After (openms-python)

from openms_python import MSExperiment

exp = Py_MSExperiment.from_file("data.mzML")

print(f"Loaded {len(exp)} spectra")
for spec in exp.ms1_spectra():
    print(f"RT: {spec.retention_time:.2f}s, mz: {spec.mz}, intens: {spec.intensity}")

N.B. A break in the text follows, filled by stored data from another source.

void launch_leverage(rmhmc_ctx* ctx, Group& g, int part = 0) {
  if (ctx->i8 && part == 2) {
    launch(ctx, "small", [&](hipStream_t st) {
      hipLaunchKernelGGL(k_reduce_tr, dim3((unsigned)g.n), dim3(64), 0, st, ctx->D, ctx->DP, g.ch, g.ch.gpart, ctx->nsplit);
    });
    return;
  }
  if (ctx->i8) {
    launch(ctx, "qsplit", [&](hipStream_t st) { I8_SWITCH(ctx, (launch_leverage_i8_t<S_, WN_, TN_>(ctx, g, st, 0))); });
    const int suse = (ctx->i8_inner_drop && ctx->i8S == 6 && !ctx->i8_lev_full) ? 5 : ctx->i8S;
    launch(ctx, "leverage_i8", [&](hipStream_t st) { I8_SWITCH_S(suse, (launch_leverage_i8_t<S_, WN_, TN_>(ctx, g, st, 1))); });
    if (part == 1) return;
    launch(ctx, "trvec", [&](hipStream_t st) {
      if (ctx->big) {
        dim3 grid((unsigned)((g.n + 15) / 16), ctx->nsplit);
        hipLaunchKernelGGL(k_trace_big, grid, dim3(256), 0, st, ctx->dd, g.n, ctx->nsplit, ctx->nbk, 1, g.ch.rv2, g.ch.rv0, g.ch.gpart);
        return;
      }
      dim3 grid((unsigned)((g.n + 63) / 64), ctx->nsplit);
      NB_SWITCH(ctx, hipLaunchKernelGGL((k_trvec<NB_>), grid, dim3(256), 0, st, ctx->dd, g.n, ctx->nsplit, g.ch.rv0, g.ch.gpart, (const d4*)g.ctile));
    });
    launch(ctx, "small", [&](hipStream_t st) {
      hipLaunchKernelGGL(k_reduce_tr, dim3((unsigned)g.n), dim3(64), 0, st, ctx->D, ctx->DP, g.ch, g.ch.gpart, ctx->nsplit);
    });
    return;
  }
  if (ctx->big) {
    double* hpart = ctx->d_hpart;
    launch(ctx, "leverage", [&](hipStream_t st) {
      hipLaunchKernelGGL(k_leverage_pair<false>, dim3((unsigned)((g.n + 3) / 4), ctx->npairs - ctx->nbk), dim3(256), 0, st, ctx->dd, g.n,
                         ctx->nbk, g.ch.phase, g.ch.trj.Ginv, hpart);
      hipLaunchKernelGGL(k_leverage_pair<true>, dim3((unsigned)((g.n + 3) / 4), ctx->nbk), dim3(256), 0, st, ctx->dd, g.n, ctx->nbk,
                         g.ch.phase, g.ch.trj.Ginv, hpart);
    });
    launch(ctx, "leverage", [&](hipStream_t st) {
      dim3 grid((unsigned)((g.n + 15) / 16), ctx->nsplit);
      hipLaunchKernelGGL(k_trace_big, grid, dim3(256), 0, st, ctx->dd, g.n, ctx->nsplit, ctx->nbk, ctx->npairs, g.ch.rv2, hpart, g.ch.gpart);
    });
    launch(ctx, "small", [&](hipStream_t st) {
      hipLaunchKernelGGL(k_reduce_tr, dim3((unsigned)g.n), dim3(64), 0, st, ctx->D, ctx->DP, g.ch, g.ch.gpart, ctx->nsplit);
    });
    return;
  }
  const int fs = std::min(ctx->fsplit, ctx->nsplit);
  launch(ctx, "leverage", [&](hipStream_t st) {
    dim3 grid((unsigned)((g.n + 3) / 4), (unsigned)fs);
    NB_SWITCH(ctx, hipLaunchKernelGGL((k_leverage<NB_>), grid, dim3(256), 0, st, ctx->dd, g.n, g.ch.phase, g.ch.trj.Ginv, g.ch.rv2,
                                      g.ch.trj.tr, g.ch.gpart));
  });
  if (fs > 1)
    launch(ctx, "small", [&](hipStream_t st) {
      hipLaunchKernelGGL(k_reduce_tr, dim3((unsigned)g.n), dim3(64), 0, st, ctx->D, ctx->DP, g.ch, g.ch.gpart, fs);
    });
}

#define SMALL(ctx, g, name, kern, ...)                                                                     \
  launch(ctx, name, [&](hipStream_t st_) { hipLaunchKernelGGL(kern, dim3((unsigned)(g).n), dim3(64), 0, st_, __VA_ARGS__); })

#define BIG(ctx, g, name, kern, ...)                                                                       \
  launch(ctx, name, [&](hipStream_t st_) { hipLaunchKernelGGL(kern, dim3((unsigned)(g).n), dim3(256), 0, st_, __VA_ARGS__); })

void eval_point_phases(rmhmc_ctx* ctx, Group& g, const Run* step, int mode = 0, bool want_G = false) {
  const double eps = step ? step->eps : 0.0;
  const bool delta = step && use_delta(ctx, *step, g);
  launch_rowpass<RP_F>(ctx, g, g.ch.trj.w, g.ch.rv0, g.ch.rv2, delta);
  if (ctx->big) SMALL(ctx, g, "small", k_finish_big, ctx->dd, g.ch, ctx->nsplit);
  launch_assemble(ctx, g, g.ch.rv0, false, delta);
  if (ctx->big) {
    if (want_G)
      (void)hipMemcpyAsync(ctx->d_Gcopy, g.ch.Gq, sizeof(double) * (size_t)g.n * ctx->DP * ctx->DP, hipMemcpyDeviceToDevice, ctx->stream);
    BIG(ctx, g, "factor", k_chol_big<1>, ctx->dd, g.ch, ctx->nbk, ctx->d_Wd, eps);
    BIG(ctx, g, "factor", k_inverse_big, ctx->dd, g.ch, ctx->nbk, ctx->d_Wd);
    SMALL(ctx, g, "small", k_ginv_matvec, ctx->D, ctx->DP, g.ch, g.ch.p);
  } else {
    launch(ctx, "factor", [&](hipStream_t st) {
      NB_SWITCH(ctx, hipLaunchKernelGGL((k_factor_full<NB_>), dim3((unsigned)g.n), dim3(64), 0, st, ctx->dd, g.ch, ctx->nsplit));
    });
  }
  if (mode == 1) return;
  if (mode == 2) {
    launch_leverage(ctx, g);
    return;
  }
  if (fused_trace(ctx, g)) {
    launch_leverage(ctx, g, 1);
    launch(ctx, "mompass", [&](hipStream_t st) {
      dim3 grid((unsigned)((g.n + 63) / 64), ctx->nsplit);
      NB_SWITCH(ctx, hipLaunchKernelGGL((k_mompass_trv<NB_>), grid, dim3(256), 0, st, ctx->dd, g.n, ctx->nsplit, g.ch.uq, g.ch.qpart, g.ctile, g.ch.rv0, g.ch.gpart));
    });
  } else {
    launch_mompass(ctx, g, g.ch.trj.w, 2);
    launch_leverage(ctx, g);
  }
  SMALL(ctx, g, "small", k_mom_final, ctx->D, ctx->DP, g.ch, eps, step ? 1 : 0, ctx->nsplit, fused_trace(ctx, g) ? g.ch.gpart : (const double*)nullptr);
}
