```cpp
template <typename T>
__global__ __launch_bounds__(256) void rmsnorm_bwd_kernel(const T* __restrict__ x, const T* __restrict__ w,
                                                          const float* __restrict__ rstd, const T* __restrict__ dy,
                                                          const T* dres, T* dx, float* __restrict__ dw_partial,
                                                          int64_t M, int D) {
  constexpr int N = Pack<T>::N;
  extern __shared__ __attribute__((aligned(16))) float dw_acc[];
  const int lane = threadIdx.x & 63, wv = threadIdx.x >> 6;
  float* mine = dw_acc + wv * D;
  for (int c = lane; c < D; c += 64) mine[c] = 0.f;
  __syncthreads();
  for (int64_t m = (int64_t)blockIdx.x * 4 + wv; m < M; m += (int64_t)gridDim.x * 4) {
    const T* xr = x + m * D;
    const T* gr = dy + m * D;
    const float r = rstd[m];
    float dot = 0.f;
    for (int c = lane * N; c < D; c += 64 * N) {
      Pack<T> xv = ld16(xr + c), gv = ld16(gr + c), wv_ = ld16(w + c);
#pragma unroll
      for (int e = 0; e < N; ++e) dot += gv.get(e) * wv_.get(e) * (xv.get(e) * r);
    }
    dot = wave_sum(dot) / (float)D;
    for (int c = lane * N; c < D; c += 64 * N) {
      Pack<T> xv = ld16(xr + c), gv = ld16(gr + c), wv_ = ld16(w + c), o;
      Pack<T> rv;
      if (dres != nullptr) rv = ld16(dres + m * D + c);
#pragma unroll
      for (int e = 0; e < N; ++e) {
        const float xh = xv.get(e) * r;
        float d = r * (gv.get(e) * wv_.get(e) - xh * dot);
        if (dres != nullptr) d += rv.get(e);
        o.set(e, d);
        mine[c + e] += gv.get(e) * rnd<T>(xh);
      }
      st16(dx + m * D + c, o);
    }
  }
  __syncthreads();
  for (int c = threadIdx.x; c < D; c += 256)
    dw_partial[(int64_t)blockIdx.x * D + c] = dw_acc[c] + dw_acc[D + c] + dw_acc[2 * D + c] + dw_acc[3 * D + c];
}

template <typename T, int NCH, bool NT>
__global__ __launch_bounds__(256) void rmsnorm_bwd_reg_kernel(const T* __restrict__ x, const T* __restrict__ w,
                                                              const float* __restrict__ rstd, const T* __restrict__ dy,
                                                              const T* dres, T* dx, float* __restrict__ dw_partial,
                                                              int64_t M, int D) {
// ... 388 lines not shown
```

### midi-model_amd/csrc/gemm.hip

```cpp
#include <type_traits>

#include "common.h"

__device__ __attribute__((aligned(16))) char g_zero16[16];

template <typename T> struct Mma;
template <> struct Mma<bf16> {
  __device__ static inline f32x4 run(const Pack<bf16>& a, const Pack<bf16>& b, f32x4 c) {
    return __builtin_amdgcn_mfma_f32_16x16x32_bf16(a.v, b.v, c, 0, 0, 0);
  }
};
template <> struct Mma<float> {
  __device__ static inline f32x4 run(const Pack<float>& a, const Pack<float>& b, f32x4 c) {
#pragma unroll
    for (int e = 0; e < 4; ++e) c = __builtin_amdgcn_mfma_f32_16x16x4f32(a.v[e], b.v[e], c, 0, 0, 0);
    return c;
  }
};

constexpr int BM = 128, BN = 128;
constexpr int TILE_BYTES = 128 * 128;

template <typename T>
__device__ inline void stage_tile(const T* __restrict__ base, int64_t ld, int64_t row0, int64_t nrows, int64_t k0,
// ... 250 lines not shown
}

template <bool FOLD>
__global__ __launch_bounds__(256) void splitk_reduce4_kernel(const float* __restrict__ ws, bf16* __restrict__ C, int64_t ldc,
                                                             const bf16* R, int64_t ldr, int64_t M, int64_t N, int splitk,
                                                             float alpha, float beta, const bf16* __restrict__ wnorm,
                                                             const bf16* __restrict__ W, int64_t ldw, float* __restrict__ colpart);

template <typename T>
static int splitk_reduce_launch(const void* workspace, void* C, int64_t ldc, const void* R, int64_t ldr, int64_t M,
                                int64_t N, int splitk, float alpha, float beta, hipStream_t st) {
  MH_REQUIRE(M > 0 && N > 0 && splitk >= 1 && workspace != nullptr, "splitk_reduce: bad args");
  if constexpr (std::is_same<T, bf16>::value) {
    if (N % 4 == 0 && ldc % 4 == 0 && (R == nullptr || ldr % 4 == 0) && (((uintptr_t)C | (uintptr_t)R) & 7) == 0 &&
        ((uintptr_t)workspace & 15) == 0) {
      const int64_t rows_y = M < 2048 ? M : 2048;
      dim3 grid((unsigned)((N / 4 + 255) / 256), (unsigned)rows_y);
      splitk_reduce4_kernel<false><<<grid, 256, 0, st>>>((const float*)workspace, (bf16*)C, ldc, (const bf16*)R, ldr, M, N, splitk, alpha,
                                                         beta, nullptr, nullptr, 0, nullptr);
      MH_LAUNCH_CHECK();
      return MH_OK;
    }
  }
  const int64_t total = M * N;
  const int blocks = (int)((total + 255) / 256 < 4096 ? (total + 255) / 256 : 4096);
  splitk_reduce_kernel<T><<<blocks, 256, 0, st>>>((const float*)workspace, (T*)C, ldc, (const T*)R, ldr, M, N, splitk,
                                                  alpha, beta);
  MH_LAUNCH_CHECK();
  return MH_OK;
}
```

## or convert to pandas dataframe    
df = spec.to_dataframe()  # Get peaks as DataFrame

Reading mzML Files

from openms_python import Py_MSExperiment

# Load experiment
exp = Py_MSExperiment.from_file('data.mzML')

# Get basic info
print(f"Total spectra: {len(exp)}")
print(f"RT range: {exp.rt_range}")
print(f"MS levels: {exp.ms_levels}")

# Print summary
exp.print_summary()

Built-in example data

New to OpenMS or don't have data handy? openms_python ships with a tiny small.mzML example that is perfect for quick experiments.

from openms_python import Py_MSExperiment, get_example

example_path = get_example("small.mzML")
exp = Py_MSExperiment.from_file(example_path)
print(f"Loaded {len(exp)} spectra from the example file")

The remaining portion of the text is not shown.